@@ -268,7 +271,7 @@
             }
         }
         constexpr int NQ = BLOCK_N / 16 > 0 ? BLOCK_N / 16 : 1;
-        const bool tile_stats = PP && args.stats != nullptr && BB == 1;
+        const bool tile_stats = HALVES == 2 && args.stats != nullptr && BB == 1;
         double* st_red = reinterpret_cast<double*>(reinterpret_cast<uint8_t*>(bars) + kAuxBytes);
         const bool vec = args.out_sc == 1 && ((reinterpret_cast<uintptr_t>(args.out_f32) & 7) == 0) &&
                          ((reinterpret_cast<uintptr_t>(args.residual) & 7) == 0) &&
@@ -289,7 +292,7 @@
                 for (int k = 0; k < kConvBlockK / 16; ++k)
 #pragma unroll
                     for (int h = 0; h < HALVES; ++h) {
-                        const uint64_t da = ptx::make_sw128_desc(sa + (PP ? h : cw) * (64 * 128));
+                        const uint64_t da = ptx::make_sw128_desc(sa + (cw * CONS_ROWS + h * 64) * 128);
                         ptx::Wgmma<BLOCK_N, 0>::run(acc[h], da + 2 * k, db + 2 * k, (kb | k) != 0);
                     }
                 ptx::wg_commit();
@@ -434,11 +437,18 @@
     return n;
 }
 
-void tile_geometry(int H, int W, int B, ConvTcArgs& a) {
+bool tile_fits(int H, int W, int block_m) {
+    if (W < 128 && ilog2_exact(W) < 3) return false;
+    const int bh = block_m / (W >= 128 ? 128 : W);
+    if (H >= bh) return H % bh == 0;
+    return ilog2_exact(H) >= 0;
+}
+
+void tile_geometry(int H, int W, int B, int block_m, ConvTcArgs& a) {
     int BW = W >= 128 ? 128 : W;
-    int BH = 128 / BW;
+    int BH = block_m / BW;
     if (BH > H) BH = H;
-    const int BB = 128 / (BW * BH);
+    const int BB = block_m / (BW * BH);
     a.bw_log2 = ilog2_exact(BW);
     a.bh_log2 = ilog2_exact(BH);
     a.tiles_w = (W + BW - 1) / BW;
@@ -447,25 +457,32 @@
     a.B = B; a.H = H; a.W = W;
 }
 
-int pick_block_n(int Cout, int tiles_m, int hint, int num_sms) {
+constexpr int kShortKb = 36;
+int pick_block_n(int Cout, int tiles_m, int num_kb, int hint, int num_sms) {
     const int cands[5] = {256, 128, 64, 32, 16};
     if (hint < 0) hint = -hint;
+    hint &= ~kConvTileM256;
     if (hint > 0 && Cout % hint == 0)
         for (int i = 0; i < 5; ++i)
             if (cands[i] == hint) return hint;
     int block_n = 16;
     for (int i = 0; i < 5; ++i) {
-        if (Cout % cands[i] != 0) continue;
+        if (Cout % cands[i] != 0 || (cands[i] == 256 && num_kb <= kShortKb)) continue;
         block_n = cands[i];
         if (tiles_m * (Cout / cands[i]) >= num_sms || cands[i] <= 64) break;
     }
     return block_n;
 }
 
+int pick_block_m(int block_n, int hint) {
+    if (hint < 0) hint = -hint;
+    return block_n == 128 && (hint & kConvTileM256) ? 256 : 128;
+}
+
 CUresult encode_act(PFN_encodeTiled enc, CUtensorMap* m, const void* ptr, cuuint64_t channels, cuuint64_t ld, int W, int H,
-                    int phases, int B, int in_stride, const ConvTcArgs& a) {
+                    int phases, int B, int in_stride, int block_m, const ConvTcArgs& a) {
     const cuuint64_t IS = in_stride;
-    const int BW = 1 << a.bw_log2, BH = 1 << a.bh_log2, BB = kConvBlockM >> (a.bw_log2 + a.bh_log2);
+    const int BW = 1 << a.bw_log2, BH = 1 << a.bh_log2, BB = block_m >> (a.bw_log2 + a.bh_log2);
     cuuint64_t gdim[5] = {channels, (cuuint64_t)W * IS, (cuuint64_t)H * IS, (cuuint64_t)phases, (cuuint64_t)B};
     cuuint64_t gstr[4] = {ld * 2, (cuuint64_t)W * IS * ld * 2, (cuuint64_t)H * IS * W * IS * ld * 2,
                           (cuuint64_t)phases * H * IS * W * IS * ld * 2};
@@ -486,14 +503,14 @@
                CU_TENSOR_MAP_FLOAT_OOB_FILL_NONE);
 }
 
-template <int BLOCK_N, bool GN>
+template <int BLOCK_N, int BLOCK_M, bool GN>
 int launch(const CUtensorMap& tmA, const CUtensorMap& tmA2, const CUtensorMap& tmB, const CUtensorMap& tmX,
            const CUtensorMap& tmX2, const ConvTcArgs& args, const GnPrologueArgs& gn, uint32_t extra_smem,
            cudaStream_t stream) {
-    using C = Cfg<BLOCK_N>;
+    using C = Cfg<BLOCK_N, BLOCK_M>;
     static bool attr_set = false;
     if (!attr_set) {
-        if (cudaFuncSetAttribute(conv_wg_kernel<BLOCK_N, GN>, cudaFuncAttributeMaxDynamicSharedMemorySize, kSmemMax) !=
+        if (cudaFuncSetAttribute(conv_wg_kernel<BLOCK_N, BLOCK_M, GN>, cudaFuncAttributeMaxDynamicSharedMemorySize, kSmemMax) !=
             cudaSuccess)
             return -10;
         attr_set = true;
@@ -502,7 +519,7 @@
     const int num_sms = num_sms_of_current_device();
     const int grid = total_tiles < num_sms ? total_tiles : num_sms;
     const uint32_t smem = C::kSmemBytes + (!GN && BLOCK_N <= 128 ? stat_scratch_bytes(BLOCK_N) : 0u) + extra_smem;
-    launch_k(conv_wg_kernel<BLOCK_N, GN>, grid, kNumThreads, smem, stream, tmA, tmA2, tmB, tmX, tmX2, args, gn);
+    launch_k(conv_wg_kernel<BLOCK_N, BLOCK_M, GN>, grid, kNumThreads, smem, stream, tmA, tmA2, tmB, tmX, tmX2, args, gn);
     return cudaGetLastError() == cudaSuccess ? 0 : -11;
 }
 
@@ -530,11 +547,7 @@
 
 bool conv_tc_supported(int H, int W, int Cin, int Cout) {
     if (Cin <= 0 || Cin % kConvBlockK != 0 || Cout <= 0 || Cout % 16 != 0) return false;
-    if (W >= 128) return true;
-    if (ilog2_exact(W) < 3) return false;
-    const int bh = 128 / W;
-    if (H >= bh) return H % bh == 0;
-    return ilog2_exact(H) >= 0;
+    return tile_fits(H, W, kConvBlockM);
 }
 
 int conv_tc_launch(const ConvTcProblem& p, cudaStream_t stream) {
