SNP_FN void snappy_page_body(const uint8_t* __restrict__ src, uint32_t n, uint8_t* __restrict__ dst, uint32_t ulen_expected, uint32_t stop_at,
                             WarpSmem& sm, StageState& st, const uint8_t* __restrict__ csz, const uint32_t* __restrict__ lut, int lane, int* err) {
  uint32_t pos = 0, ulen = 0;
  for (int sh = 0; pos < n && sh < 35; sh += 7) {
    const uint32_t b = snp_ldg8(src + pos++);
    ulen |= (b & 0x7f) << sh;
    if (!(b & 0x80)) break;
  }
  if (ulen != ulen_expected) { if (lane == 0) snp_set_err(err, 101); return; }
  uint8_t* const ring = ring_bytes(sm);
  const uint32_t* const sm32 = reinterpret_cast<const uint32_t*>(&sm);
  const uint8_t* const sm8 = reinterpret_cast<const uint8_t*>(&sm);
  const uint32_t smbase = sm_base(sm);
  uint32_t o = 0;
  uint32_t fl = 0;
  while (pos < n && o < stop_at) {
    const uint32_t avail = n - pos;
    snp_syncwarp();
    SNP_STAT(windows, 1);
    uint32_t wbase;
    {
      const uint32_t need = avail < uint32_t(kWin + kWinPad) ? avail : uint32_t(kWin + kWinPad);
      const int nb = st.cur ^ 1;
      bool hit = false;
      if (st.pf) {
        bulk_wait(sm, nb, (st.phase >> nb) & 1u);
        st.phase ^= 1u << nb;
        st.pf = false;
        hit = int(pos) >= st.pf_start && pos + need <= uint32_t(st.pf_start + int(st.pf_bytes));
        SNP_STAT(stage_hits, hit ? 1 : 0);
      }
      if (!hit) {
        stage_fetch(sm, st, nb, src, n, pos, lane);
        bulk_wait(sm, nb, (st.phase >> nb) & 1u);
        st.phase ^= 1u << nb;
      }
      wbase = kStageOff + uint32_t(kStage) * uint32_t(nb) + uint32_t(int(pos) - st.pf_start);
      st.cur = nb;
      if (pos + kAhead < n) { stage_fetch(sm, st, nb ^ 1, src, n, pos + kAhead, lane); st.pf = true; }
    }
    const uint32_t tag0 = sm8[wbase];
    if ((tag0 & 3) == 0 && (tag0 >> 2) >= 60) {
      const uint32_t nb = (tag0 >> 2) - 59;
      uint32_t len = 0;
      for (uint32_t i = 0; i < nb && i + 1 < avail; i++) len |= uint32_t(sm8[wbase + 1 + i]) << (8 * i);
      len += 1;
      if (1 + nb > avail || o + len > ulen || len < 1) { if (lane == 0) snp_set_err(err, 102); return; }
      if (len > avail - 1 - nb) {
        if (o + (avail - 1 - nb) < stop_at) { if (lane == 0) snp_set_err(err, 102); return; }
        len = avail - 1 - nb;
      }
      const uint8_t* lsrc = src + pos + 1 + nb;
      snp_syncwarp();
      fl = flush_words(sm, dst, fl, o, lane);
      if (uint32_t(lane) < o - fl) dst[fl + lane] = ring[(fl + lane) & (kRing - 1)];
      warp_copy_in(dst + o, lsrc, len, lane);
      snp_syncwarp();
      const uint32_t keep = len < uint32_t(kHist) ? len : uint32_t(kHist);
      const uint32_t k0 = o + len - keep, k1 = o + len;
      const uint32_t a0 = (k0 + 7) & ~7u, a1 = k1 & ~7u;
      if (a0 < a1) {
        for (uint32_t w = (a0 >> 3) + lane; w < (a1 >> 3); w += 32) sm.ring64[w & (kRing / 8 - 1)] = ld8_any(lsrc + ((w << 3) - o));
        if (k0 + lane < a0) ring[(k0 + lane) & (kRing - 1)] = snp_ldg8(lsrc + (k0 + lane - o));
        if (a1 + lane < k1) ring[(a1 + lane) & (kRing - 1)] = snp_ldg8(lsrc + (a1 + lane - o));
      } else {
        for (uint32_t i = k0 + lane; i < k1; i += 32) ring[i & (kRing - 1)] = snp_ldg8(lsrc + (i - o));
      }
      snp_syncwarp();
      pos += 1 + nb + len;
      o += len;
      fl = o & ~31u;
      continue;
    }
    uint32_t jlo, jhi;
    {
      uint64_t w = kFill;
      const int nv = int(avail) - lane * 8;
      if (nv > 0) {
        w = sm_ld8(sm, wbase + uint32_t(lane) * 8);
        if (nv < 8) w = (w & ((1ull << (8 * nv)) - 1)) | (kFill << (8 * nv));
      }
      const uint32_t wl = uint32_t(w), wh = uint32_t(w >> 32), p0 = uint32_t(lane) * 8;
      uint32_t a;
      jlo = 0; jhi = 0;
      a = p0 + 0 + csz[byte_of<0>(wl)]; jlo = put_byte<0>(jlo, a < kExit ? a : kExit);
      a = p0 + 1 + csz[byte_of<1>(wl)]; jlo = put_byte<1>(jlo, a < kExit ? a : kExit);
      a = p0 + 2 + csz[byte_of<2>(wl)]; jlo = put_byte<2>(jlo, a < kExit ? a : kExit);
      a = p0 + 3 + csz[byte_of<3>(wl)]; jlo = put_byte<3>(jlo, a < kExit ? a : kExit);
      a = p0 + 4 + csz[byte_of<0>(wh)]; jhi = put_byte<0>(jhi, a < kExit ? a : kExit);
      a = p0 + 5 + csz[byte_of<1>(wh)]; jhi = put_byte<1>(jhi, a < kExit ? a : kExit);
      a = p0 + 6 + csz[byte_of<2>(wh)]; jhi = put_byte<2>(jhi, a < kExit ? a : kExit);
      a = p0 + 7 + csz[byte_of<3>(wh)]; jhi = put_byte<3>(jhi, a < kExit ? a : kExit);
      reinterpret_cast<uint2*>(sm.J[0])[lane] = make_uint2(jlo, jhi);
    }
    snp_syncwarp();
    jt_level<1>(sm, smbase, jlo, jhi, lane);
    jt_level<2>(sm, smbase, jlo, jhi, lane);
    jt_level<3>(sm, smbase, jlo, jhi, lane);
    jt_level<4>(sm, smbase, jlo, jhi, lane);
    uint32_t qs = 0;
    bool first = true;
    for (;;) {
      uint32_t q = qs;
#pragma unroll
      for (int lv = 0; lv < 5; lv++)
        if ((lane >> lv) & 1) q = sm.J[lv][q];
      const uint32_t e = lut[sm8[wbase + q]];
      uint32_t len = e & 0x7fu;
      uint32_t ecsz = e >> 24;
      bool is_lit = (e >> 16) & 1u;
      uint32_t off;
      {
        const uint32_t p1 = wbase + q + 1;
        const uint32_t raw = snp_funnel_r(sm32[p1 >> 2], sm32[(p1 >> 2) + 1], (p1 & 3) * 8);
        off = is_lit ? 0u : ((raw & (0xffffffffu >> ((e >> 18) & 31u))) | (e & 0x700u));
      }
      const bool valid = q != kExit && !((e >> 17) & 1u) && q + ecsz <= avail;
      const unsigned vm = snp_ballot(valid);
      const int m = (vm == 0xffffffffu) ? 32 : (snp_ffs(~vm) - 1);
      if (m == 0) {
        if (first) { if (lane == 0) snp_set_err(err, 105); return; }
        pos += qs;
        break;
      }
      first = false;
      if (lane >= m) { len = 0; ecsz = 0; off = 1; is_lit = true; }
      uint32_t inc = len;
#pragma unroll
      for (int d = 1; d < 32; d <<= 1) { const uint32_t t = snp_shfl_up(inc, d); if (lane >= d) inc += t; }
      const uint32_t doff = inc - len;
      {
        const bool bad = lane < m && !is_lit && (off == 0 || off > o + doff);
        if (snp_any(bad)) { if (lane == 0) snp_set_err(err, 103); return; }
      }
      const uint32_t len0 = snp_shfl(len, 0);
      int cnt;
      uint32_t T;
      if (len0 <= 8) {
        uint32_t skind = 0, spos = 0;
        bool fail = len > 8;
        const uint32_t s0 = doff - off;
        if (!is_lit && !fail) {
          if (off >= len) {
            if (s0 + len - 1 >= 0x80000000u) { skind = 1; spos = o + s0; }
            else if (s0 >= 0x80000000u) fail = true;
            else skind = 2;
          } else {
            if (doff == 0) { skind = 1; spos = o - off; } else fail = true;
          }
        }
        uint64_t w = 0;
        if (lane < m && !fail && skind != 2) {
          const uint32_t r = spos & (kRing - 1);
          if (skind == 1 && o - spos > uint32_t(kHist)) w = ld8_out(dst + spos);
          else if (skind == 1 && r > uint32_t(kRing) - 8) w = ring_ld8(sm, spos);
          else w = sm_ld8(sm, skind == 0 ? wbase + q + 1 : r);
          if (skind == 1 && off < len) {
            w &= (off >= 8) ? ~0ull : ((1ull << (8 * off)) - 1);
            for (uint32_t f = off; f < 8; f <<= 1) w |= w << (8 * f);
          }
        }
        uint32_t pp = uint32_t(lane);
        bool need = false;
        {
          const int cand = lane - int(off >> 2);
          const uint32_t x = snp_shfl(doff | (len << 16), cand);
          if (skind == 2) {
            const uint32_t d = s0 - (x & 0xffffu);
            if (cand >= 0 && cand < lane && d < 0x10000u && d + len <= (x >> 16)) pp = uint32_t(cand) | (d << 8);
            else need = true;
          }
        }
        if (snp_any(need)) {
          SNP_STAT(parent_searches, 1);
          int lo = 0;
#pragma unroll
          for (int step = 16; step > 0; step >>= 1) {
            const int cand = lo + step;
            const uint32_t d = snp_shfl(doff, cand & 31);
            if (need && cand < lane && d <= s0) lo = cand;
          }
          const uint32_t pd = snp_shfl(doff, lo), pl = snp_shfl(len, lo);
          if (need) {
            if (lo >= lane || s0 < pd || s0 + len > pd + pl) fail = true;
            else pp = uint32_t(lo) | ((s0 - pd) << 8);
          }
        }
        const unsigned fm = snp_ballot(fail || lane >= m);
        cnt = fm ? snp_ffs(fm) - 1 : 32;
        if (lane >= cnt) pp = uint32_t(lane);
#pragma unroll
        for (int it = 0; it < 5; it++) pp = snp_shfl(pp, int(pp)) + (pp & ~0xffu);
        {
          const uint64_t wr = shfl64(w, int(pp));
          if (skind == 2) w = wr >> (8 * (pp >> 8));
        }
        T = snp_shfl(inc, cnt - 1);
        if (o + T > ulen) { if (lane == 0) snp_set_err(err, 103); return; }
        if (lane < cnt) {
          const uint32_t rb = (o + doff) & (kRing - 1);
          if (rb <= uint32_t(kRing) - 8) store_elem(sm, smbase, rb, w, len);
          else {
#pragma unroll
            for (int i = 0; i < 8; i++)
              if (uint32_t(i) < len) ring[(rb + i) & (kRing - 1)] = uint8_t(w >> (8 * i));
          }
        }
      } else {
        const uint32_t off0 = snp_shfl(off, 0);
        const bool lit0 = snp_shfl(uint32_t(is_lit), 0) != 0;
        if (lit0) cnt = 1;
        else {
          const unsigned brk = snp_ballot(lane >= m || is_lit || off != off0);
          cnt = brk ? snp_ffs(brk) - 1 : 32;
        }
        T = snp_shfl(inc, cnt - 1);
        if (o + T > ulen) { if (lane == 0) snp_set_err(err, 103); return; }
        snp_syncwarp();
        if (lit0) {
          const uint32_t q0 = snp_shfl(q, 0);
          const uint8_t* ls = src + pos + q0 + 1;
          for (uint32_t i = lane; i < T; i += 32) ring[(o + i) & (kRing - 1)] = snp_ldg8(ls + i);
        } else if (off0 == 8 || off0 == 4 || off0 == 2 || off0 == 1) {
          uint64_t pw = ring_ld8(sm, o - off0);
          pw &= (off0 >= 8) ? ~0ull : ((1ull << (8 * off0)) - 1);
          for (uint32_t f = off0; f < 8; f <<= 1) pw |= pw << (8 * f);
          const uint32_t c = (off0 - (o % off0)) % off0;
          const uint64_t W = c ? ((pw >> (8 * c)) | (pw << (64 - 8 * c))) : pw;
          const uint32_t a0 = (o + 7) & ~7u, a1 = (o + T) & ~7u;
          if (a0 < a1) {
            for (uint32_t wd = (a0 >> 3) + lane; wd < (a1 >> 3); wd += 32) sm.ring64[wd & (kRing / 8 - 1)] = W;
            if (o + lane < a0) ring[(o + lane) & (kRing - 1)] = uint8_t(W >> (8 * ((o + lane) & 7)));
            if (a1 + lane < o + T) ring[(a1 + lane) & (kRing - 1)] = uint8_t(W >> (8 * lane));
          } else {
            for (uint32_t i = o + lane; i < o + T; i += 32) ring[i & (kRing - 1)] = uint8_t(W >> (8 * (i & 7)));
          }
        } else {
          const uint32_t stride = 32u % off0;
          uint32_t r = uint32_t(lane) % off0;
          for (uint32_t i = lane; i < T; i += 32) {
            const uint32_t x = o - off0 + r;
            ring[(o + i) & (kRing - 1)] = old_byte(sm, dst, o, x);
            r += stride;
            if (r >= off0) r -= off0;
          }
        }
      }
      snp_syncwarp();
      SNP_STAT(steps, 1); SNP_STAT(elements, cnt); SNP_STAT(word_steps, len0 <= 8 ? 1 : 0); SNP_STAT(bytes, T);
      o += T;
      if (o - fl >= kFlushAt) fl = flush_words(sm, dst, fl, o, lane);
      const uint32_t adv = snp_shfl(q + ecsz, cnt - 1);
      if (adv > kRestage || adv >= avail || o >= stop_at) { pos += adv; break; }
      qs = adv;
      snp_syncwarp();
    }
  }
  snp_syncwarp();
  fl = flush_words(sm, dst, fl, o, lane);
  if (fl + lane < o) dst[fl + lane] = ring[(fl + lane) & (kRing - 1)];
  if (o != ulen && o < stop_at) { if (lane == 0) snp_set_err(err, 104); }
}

▬▬▬

* _Try it_
What lines above contain "doff"? Copy them out.

* _Written response_
      const uint32_t doff = inc - len;
        const bool bad = lane < m && !is_lit && (off == 0 || off > o + doff);
        const uint32_t s0 = doff - off;
            if (doff == 0) { skind = 1; spos = o - off; } else fail = true;
          const uint32_t x = snp_shfl(doff | (len << 16), cand);
            const uint32_t d = snp_shfl(doff, cand & 31);
          const uint32_t pd = snp_shfl(doff, lo), pl = snp_shfl(len, lo);
          const uint32_t rb = (o + doff) & (kRing - 1);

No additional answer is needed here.